The scenography of the exhibition IncarNations seeks to change our perception of Victor Horta’s architecture. It is inspired by a reading of social, political and symbolic spaces achieved by overlaying an old plan of Kinshasa onto the existing exhibition circuit. This intervention, articulated through an integration of design elements, creates a new spatial experience that can be read on different levels: of assimilation, of differentiation and of confrontation. The exhibition design embodies the contemporary urban experience in which «public spaces” are activated to stimulate exchange and encounter.

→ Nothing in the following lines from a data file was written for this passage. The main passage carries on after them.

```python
# ... 190 lines not shown
            if self._unauthorized_retry(status, sent):
                status, _headers, stream = await self._http().stream("GET", target)
            else:
                status, _headers, stream = 401, _headers, None
        if stream is None:
            raise ApiError.from_status({"code": 401, "reason": "Unauthorized", "message": "Unauthorized"}, 401)
        if status >= 400:
            raw = await stream.read_all()
            try:
                raise ApiError.from_status(json.loads(raw), status)
            except ValueError:
                raise InternalError(raw[:200].decode(errors="replace"))
        loads = json.loads
        native = _loads_event
        try:
            async for lines in stream.batches():
                out = []
                err = None
                for line in lines:
                    if not line or line.isspace():
                        continue
                    if native is not None:
                        try:
                            et, obj = native(line, lookup)
                        except ValueError:
                            ev = loads(line)
                            et, obj = ev.get("type"), ev.get("object") or {}
                    else:
                        ev = loads(line)
                        et, obj = ev.get("type"), ev.get("object") or {}
# ... 13 lines not shown
```

Before: 3396.

## Move HTTP/1.1 framing and watch-stream decoding into native C++ parser

Adds a C++ wire framer (wire.hpp) exposed as ResponseParser, WatchDecoder and RequestParser types in _objcore. The client pool, the test server and the watch loop use them to frame responses, de-chunk watch bodies, split lines and decode events in one native call, replacing per-line Python work. The server switches from asyncio streams to a Protocol backed by the native request parser. The aim is lower Python overhead per request and per watch event, at the cost of a large new native parsing surface with its own edge cases and error handling.

```diff
diff --git a/odh_kubeflow_amd/native/objcore.cpp b/odh_kubeflow_amd/native/objcore.cpp
--- a/odh_kubeflow_amd/native/objcore.cpp
+++ b/odh_kubeflow_amd/native/objcore.cpp
@@ -6,11 +6,14 @@
 #include <cstdio>
 #include <cstdlib>
 #include <cstring>
+#include <new>
 #include <string>
 #include <string_view>
 #include <unordered_map>
 #include <utility>
 #include <vector>
+
+#include "wire.hpp"
 
 namespace {
 
@@ -783,11 +786,7 @@
   return out;
 }
 
-PyObject* py_loads_event(PyObject*, PyObject* args) {
-  PyObject *data, *lookup = Py_None;
-  if (!PyArg_ParseTuple(args, "O|O", &data, &lookup)) return nullptr;
-  Parser ps;
-  if (!init_parser(data, &ps)) return nullptr;
+PyObject* decode_event(Parser& ps, PyObject* lookup) {
   ws(ps);
   if (ps.p >= ps.end || *ps.p != '{') return fail(ps, "an event is an object");
   ++ps.p;
@@ -871,6 +870,14 @@
   return ret;
 }
 
+PyObject* py_loads_event(PyObject*, PyObject* args) {
+  PyObject *data, *lookup = Py_None;
+  if (!PyArg_ParseTuple(args, "O|O", &data, &lookup)) return nullptr;
+  Parser ps;
+  if (!init_parser(data, &ps)) return nullptr;
+  return decode_event(ps, lookup);
+}
+
 
 bool enc_value(std::string& out, PyObject* o, int depth);
 
@@ -1001,6 +1008,364 @@
   return PyBytes_FromStringAndSize(out.data(), static_cast<Py_ssize_t>(out.size()));
 }
 
+
+PyObject* wire_error(const std::string& what) {
+  PyErr_Format(PyExc_ValueError, "malformed HTTP message: %s", what.empty() ? "?" : what.c_str());
+  return nullptr;
+}
+
+inline PyObject* view_bytes(wire::View v) {
+  return PyBytes_FromStringAndSize(v.p, static_cast<Py_ssize_t>(v.n));
+}
+
+inline PyObject* view_latin1(wire::View v) {
+  return PyUnicode_DecodeLatin1(v.p ? v.p : "", static_cast<Py_ssize_t>(v.n), nullptr);
+}
+
+bool append_owned(PyObject* list, PyObject* item) {
+  if (!item) return false;
+  int rc = PyList_Append(list, item);
+  Py_DECREF(item);
+  return rc == 0;
+}
+
+struct ResponseParserObj {
+  PyObject_HEAD
+  wire::ResponseFramer* f;
+};
+
+PyObject* rp_new(PyTypeObject* t, PyObject*, PyObject*) {
+  auto* self = reinterpret_cast<ResponseParserObj*>(t->tp_alloc(t, 0));
+  if (!self) return nullptr;
+  self->f = new (std::nothrow) wire::ResponseFramer();
+  if (!self->f) {
+    Py_DECREF(self);
+    return PyErr_NoMemory();
+  }
+  return reinterpret_cast<PyObject*>(self);
+}
+
+void rp_dealloc(PyObject* o) {
+  delete reinterpret_cast<ResponseParserObj*>(o)->f;
+  Py_TYPE(o)->tp_free(o);
+}
+
+PyObject* response_tuple(const wire::Response& r) {
+  PyObject* body = view_bytes(r.body);
+  if (!body) return nullptr;
+  PyObject* t = Py_BuildValue("(iNO)", r.status, body, r.close ? Py_True : Py_False);
+  return t;
+}
+
+PyObject* rp_feed(PyObject* o, PyObject* arg) {
+  auto* self = reinterpret_cast<ResponseParserObj*>(o);
+  Py_buffer b;
+  if (PyObject_GetBuffer(arg, &b, PyBUF_SIMPLE) < 0) return nullptr;
+  PyObject* out = PyList_New(0);
+  const char* p = static_cast<const char*>(b.buf);
+  size_t n = static_cast<size_t>(b.len);
+  try {
+    while (out) {
+      size_t used = 0;
+      wire::Response r;
+      wire::Result got = self->f->next(p, n, &used, &r);
+      if (got == wire::kError) {
+        Py_CLEAR(out);
+        wire_error(self->f->error());
+        break;
+      }
+      if (got == wire::kNeedMore) break;
+      if (!append_owned(out, response_tuple(r))) Py_CLEAR(out);
+      p += used;
+      n -= used;
+      if (n == 0 && !self->f->mid_response()) break;
+    }
+  } catch (...) {
+    Py_CLEAR(out);
+    PyErr_NoMemory();
+  }
+  PyBuffer_Release(&b);
+  return out;
+}
+
+PyObject* rp_finish(PyObject* o, PyObject*) {
+  auto* self = reinterpret_cast<ResponseParserObj*>(o);
+  wire::Response r;
+  if (self->f->finish(&r) == wire::kReady) return response_tuple(r);
+  Py_RETURN_NONE;
+}
+
+PyObject* rp_set_head(PyObject* o, PyObject* arg) {
+  int v = PyObject_IsTrue(arg);
+  if (v < 0) return nullptr;
+  reinterpret_cast<ResponseParserObj*>(o)->f->set_head_request(v != 0);
+  Py_RETURN_NONE;
+}
+
+PyObject* rp_feed_head(PyObject* o, PyObject* arg) {
+  auto* self = reinterpret_cast<ResponseParserObj*>(o);
+  Py_buffer b;
+  if (PyObject_GetBuffer(arg, &b, PyBUF_SIMPLE) < 0) return nullptr;
+  PyObject* out = nullptr;
+  try {
+    size_t used = 0;
+    wire::ResponseHead h;
+    wire::BodyMode mode;
+    uint64_t length;
+    wire::Result got = self->f->head(static_cast<const char*>(b.buf), static_cast<size_t>(b.len), &used, &h, &mode,
+                                     &length);
+    if (got == wire::kError) {
+      wire_error(self->f->error());
+    } else if (got == wire::kNeedMore) {
+      out = Py_None;
+      Py_INCREF(out);
+    } else {
+      out = Py_BuildValue("(iOiKy#)", h.status, h.close ? Py_True : Py_False, static_cast<int>(mode),
+                          static_cast<unsigned long long>(length), static_cast<const char*>(b.buf) + used,
+                          static_cast<Py_ssize_t>(static_cast<size_t>(b.len) - used));
+    }
+  } catch (...) {
+    PyErr_NoMemory();
+  }
+  PyBuffer_Release(&b);
+  return out;
+}
+
+PyMethodDef rp_methods[] = {
+    {"feed", rp_feed, METH_O, "feed(data) -> [(status, body, close), ...]"},
+    {"finish", rp_finish, METH_NOARGS, "finish() -> (status, body, True) or None: the connection ended"},
+    {"set_head", rp_set_head, METH_O, "set_head(flag): the next response answers a HEAD"},
+    {"feed_head", rp_feed_head, METH_O, "feed_head(data) -> None or (status, close, mode, length, rest)"},
+    {nullptr, nullptr, 0, nullptr}};
+
+PyTypeObject ResponseParserType{};
+
+struct WatchDecoderObj {
+  PyObject_HEAD
+  wire::StreamFramer* f;
+  bool busy;
+};
+
+PyObject* wd_new(PyTypeObject* t, PyObject* args, PyObject*) {
+  int mode = wire::kChunked;
+  unsigned long long length = 0;
+  if (!PyArg_ParseTuple(args, "|iK", &mode, &length)) return nullptr;
+  if (mode < wire::kLength || mode > wire::kUntilEof) {
+    PyErr_SetString(PyExc_ValueError, "mode is 0 (length), 1 (chunked) or 2 (until EOF)");
+    return nullptr;
+  }
+  auto* self = reinterpret_cast<WatchDecoderObj*>(t->tp_alloc(t, 0));
+  if (!self) return nullptr;
+  self->busy = false;
+  self->f = new (std::nothrow) wire::StreamFramer(static_cast<wire::BodyMode>(mode), length);
+  if (!self->f) {
+    Py_DECREF(self);
+    return PyErr_NoMemory();
+  }
+  return reinterpret_cast<PyObject*>(self);
+}
+
+void wd_dealloc(PyObject* o) {
+  delete reinterpret_cast<WatchDecoderObj*>(o)->f;
+  Py_TYPE(o)->tp_free(o);
+}
+
+inline bool blank_line(const char* p, size_t n) {
+  for (size_t i = 0; i < n; ++i) {
+    char c = p[i];
+    if (!(c == ' ' || (c >= '\t' && c <= '\r'))) return false;
+  }
+  return true;
+}
+
+PyObject* wd_run(WatchDecoderObj* self, PyObject* data, PyObject* lookup, bool decode) {
+  if (self->busy) {
+    PyErr_SetString(PyExc_RuntimeError, "WatchDecoder.feed re-entered from its lookup");
+    return nullptr;
+  }
+  Py_buffer b;
+  if (PyObject_GetBuffer(data, &b, PyBUF_SIMPLE) < 0) return nullptr;
+  PyObject* out = PyList_New(0);
+  bool ok = out != nullptr;
+  wire::Result got = wire::kNeedMore;
+  self->busy = true;
+  try {
+    Parser ps;
+    auto line = [&](const char* p, size_t n) {
+      if (!ok) return;
+      if (!decode) {
+        ok = append_owned(out, PyBytes_FromStringAndSize(p, static_cast<Py_ssize_t>(n)));
+        return;
+      }
+      if (blank_line(p, n)) return;
+      ps.p = p;
+      ps.end = p + n;
+      PyObject* ev = decode_event(ps, lookup);
+      if (!ev && PyErr_ExceptionMatches(PyExc_ValueError)) {
+        PyErr_Clear();
+        ev = PyBytes_FromStringAndSize(p, static_cast<Py_ssize_t>(n));
+      }
+      ok = append_owned(out, ev);
+    };
+    if (ok) got = self->f->feed(static_cast<const char*>(b.buf), static_cast<size_t>(b.len), line);
+  } catch (...) {
+    if (ok) PyErr_NoMemory();
+    ok = false;
+  }
+  self->busy = false;
+  PyBuffer_Release(&b);
+  if (ok && got == wire::kError) {
+    ok = false;
+    wire_error("bad chunk");
+  }
+  if (!ok) {
+    Py_XDECREF(out);
+    return nullptr;
+  }
+  return Py_BuildValue("(NO)", out, got == wire::kReady ? Py_True : Py_False);
+}
+
+PyObject* wd_feed(PyObject* o, PyObject* args) {
+  PyObject *data, *lookup = Py_None;
+  if (!PyArg_ParseTuple(args, "O|O", &data, &lookup)) return nullptr;
+  return wd_run(reinterpret_cast<WatchDecoderObj*>(o), data, lookup, true);
+}
+
+PyObject* wd_feed_lines(PyObject* o, PyObject* data) {
+  return wd_run(reinterpret_cast<WatchDecoderObj*>(o), data, Py_None, false);
+}
+
+PyObject* wd_rest(PyObject* o, PyObject*) {
+  const std::string& r = reinterpret_cast<WatchDecoderObj*>(o)->f->rest();
+  return PyBytes_FromStringAndSize(r.data(), static_cast<Py_ssize_t>(r.size()));
+}
+
+PyObject* wd_done(PyObject* o, PyObject*) {
+  return PyBool_FromLong(reinterpret_cast<WatchDecoderObj*>(o)->f->done());
+}
+
+PyMethodDef wd_methods[] = {
+    {"feed", wd_feed, METH_VARARGS, "feed(data, lookup=None) -> (events, done)"},
+    {"feed_lines", wd_feed_lines, METH_O, "feed_lines(data) -> (lines, done)"},
+    {"rest", wd_rest, METH_NOARGS, "rest() -> bytes after the last newline"},
+    {"done", wd_done, METH_NOARGS, "done() -> the body has ended"},
+    {nullptr, nullptr, 0, nullptr}};
+
+PyTypeObject WatchDecoderType{};
+
+struct RequestParserObj {
+  PyObject_HEAD
+  wire::RequestFramer* f;
+};
+
+PyObject* rq_new(PyTypeObject* t, PyObject* args, PyObject*) {
+  unsigned long long max_body = 16ull << 20;
+  if (!PyArg_ParseTuple(args, "|K", &max_body)) return nullptr;
+  auto* self = reinterpret_cast<RequestParserObj*>(t->tp_alloc(t, 0));
+  if (!self) return nullptr;
+  self->f = new (std::nothrow) wire::RequestFramer(max_body);
+  if (!self->f) {
+    Py_DECREF(self);
+    return PyErr_NoMemory();
+  }
+  return reinterpret_cast<PyObject*>(self);
+}
+
+void rq_dealloc(PyObject* o) {
+  delete reinterpret_cast<RequestParserObj*>(o)->f;
+  Py_TYPE(o)->tp_free(o);
+}
+
+PyObject* request_tuple(const wire::Request& r) {
+  PyObject* headers = PyDict_New();
+  if (!headers) return nullptr;
+  for (const auto& kv : r.headers) {
+    PyObject* k = view_latin1(kv.first);
+    PyObject* v = view_latin1(kv.second);
+    int rc = (k && v) ? PyDict_SetItem(headers, k, v) : -1;
+    Py_XDECREF(k);
+    Py_XDECREF(v);
+    if (rc < 0) {
+      Py_DECREF(headers);
+      return nullptr;
+    }
+  }
+  PyObject* body;
+  if (r.too_large) {
+    body = Py_None;
+    Py_INCREF(body);
+  } else {
+    body = view_bytes(r.body);
+  }
+  PyObject* method = view_latin1(r.method);
+  PyObject* path = view_latin1(r.path);
+  if (!body || !method || !path) {
+    Py_XDECREF(body);
+    Py_XDECREF(method);
+    Py_XDECREF(path);
+    Py_DECREF(headers);
+    return nullptr;
+  }
+  return Py_BuildValue("(NNNN)", method, path, headers, body);
+}
+
+PyObject* rq_feed(PyObject* o, PyObject* arg) {
+  auto* self = reinterpret_cast<RequestParserObj*>(o);
+  Py_buffer b;
+  if (PyObject_GetBuffer(arg, &b, PyBUF_SIMPLE) < 0) return nullptr;
+  PyObject* out = PyList_New(0);
+  const char* p = static_cast<const char*>(b.buf);
+  size_t n = static_cast<size_t>(b.len);
+  try {
+    wire::Request r;
+    while (out) {
+      size_t used = 0;
+      wire::Result got = self->f->next(p, n, &used, &r);
+      if (got == wire::kError) {
+        Py_CLEAR(out);
+        wire_error(self->f->error());
+        break;
+      }
+      if (got == wire::kNeedMore) break;
+      if (!append_owned(out, request_tuple(r))) Py_CLEAR(out);
+      p += used;
+      n -= used;
+      if (n == 0) break;
+    }
+  } catch (...) {
+    Py_CLEAR(out);
+    PyErr_NoMemory();
+  }
+  PyBuffer_Release(&b);
+  return out;
+}
+
+PyMethodDef rq_methods[] = {
+    {"feed", rq_feed, METH_O, "feed(data) -> [(method, path, headers, body), ...]"},
+    {nullptr, nullptr, 0, nullptr}};
+
+PyTypeObject RequestParserType{};
+
+bool add_type(PyObject* m, PyTypeObject* t, const char* name, const char* qualname, size_t size, newfunc nw,
+              destructor de, PyMethodDef* meths, const char* doc) {
+  PyObject* as_object = reinterpret_cast<PyObject*>(t);
+  if (Py_REFCNT(as_object) == 0) Py_SET_REFCNT(as_object, 1);
+  t->tp_name = qualname;
+  t->tp_basicsize = static_cast<Py_ssize_t>(size);
+  t->tp_flags = Py_TPFLAGS_DEFAULT;
+  t->tp_new = nw;
+  t->tp_dealloc = de;
+  t->tp_methods = meths;
+  t->tp_doc = doc;
+  if (PyType_Ready(t) < 0) return false;
+  Py_INCREF(t);
+  if (PyModule_AddObject(m, name, reinterpret_cast<PyObject*>(t)) < 0) {
+    Py_DECREF(t);
+    return false;
+  }
+  return true;
+}
+
 PyMethodDef methods[] = {
     {"dumps", py_dumps, METH_O,
      "dumps(obj) -> bytes: compact JSON (json.dumps with separators=(',', ':'), UTF-8) of a JSON tree."},
@@ -1022,5 +1387,17 @@
 
 PyMODINIT_FUNC PyInit__objcore(void) {
   if (!g_keys) g_keys = new std::unordered_map<std::string_view, PyObject*>();
-  return PyModule_Create(&module);
-}
+  PyObject* m = PyModule_Create(&module);
+  if (!m) return nullptr;
+  if (!add_type(m, &ResponseParserType, "ResponseParser", "_objcore.ResponseParser", sizeof(ResponseParserObj), rp_new,
+                rp_dealloc, rp_methods, "Incremental HTTP/1.1 response framing (client side).") ||
+      !add_type(m, &WatchDecoderType, "WatchDecoder", "_objcore.WatchDecoder", sizeof(WatchDecoderObj), wd_new,
+                wd_dealloc, wd_methods,
+                "WatchDecoder(mode=1, length=0): a streaming body framed, split into lines and decoded.") ||
+      !add_type(m, &RequestParserType, "RequestParser", "_objcore.RequestParser", sizeof(RequestParserObj), rq_new,
+                rq_dealloc, rq_methods, "RequestParser(max_body=16 MiB): incremental HTTP/1.1 request framing.")) {
+    Py_DECREF(m);
+    return nullptr;
+  }
+  return m;
+}
diff --git a/odh_kubeflow_amd/native/wire.hpp b/odh_kubeflow_amd/native/wire.hpp
--- /dev/null
+++ b/odh_kubeflow_amd/native/wire.hpp
@@ -0,0 +1,570 @@
+#pragma once
+
+#include <cstddef>
+#include <cstdint>
+#include <cstring>
+#include <string>
+#include <utility>
+#include <vector>
+
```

Inspired by the minkisi sculptures (with mirrors on their stomachs and/or eyes), the exhibition focuses on mirrors to open the discussion and the perception of the spaces. The mirrors in the minkisi sculptures can be interpreted as material witnesses to the millennia-old trade of merchandise and ideas between Europe and Africa. The mirrors in the exhibition also urge us to look beyond our own reflection and to see the world from the other side of the mask. In addition they reflect the very rooms where in 1930 the major «Art Nègre” exhibition was organized.

The wallpaper of IncarNations was designed by Kendell Geers, inspired by the adinkra symbols from the West African Ashanti tradition. These seemingly abstract signs used to decorate homes and fabrics are symbols expressing ancestral wisdom. Here Geers has used the word BELIEVE in a font by Theo van Doesburg, the Dutch artist and founder of the De Stijl Movement. The word is split into three lines with the letters LIE highlighted in the middle of BE:LIE:VE. The wallpaper design invites us to question what we believe in and how our belief patterns might influence what we see. And even more importantly: how our faith might blind us to the prejudices of our preconceived ideas.

* African Art as Philosophy: Senghor, Bergson and the Idea of Negritude by Souleymane Bachir Diagne, Seagull Books, 2011, In this book, Diagne explains Senghor’s primordial intuition that African art is philosophy, and how the vitalism at the core of African religions and beliefs found expression in the arts.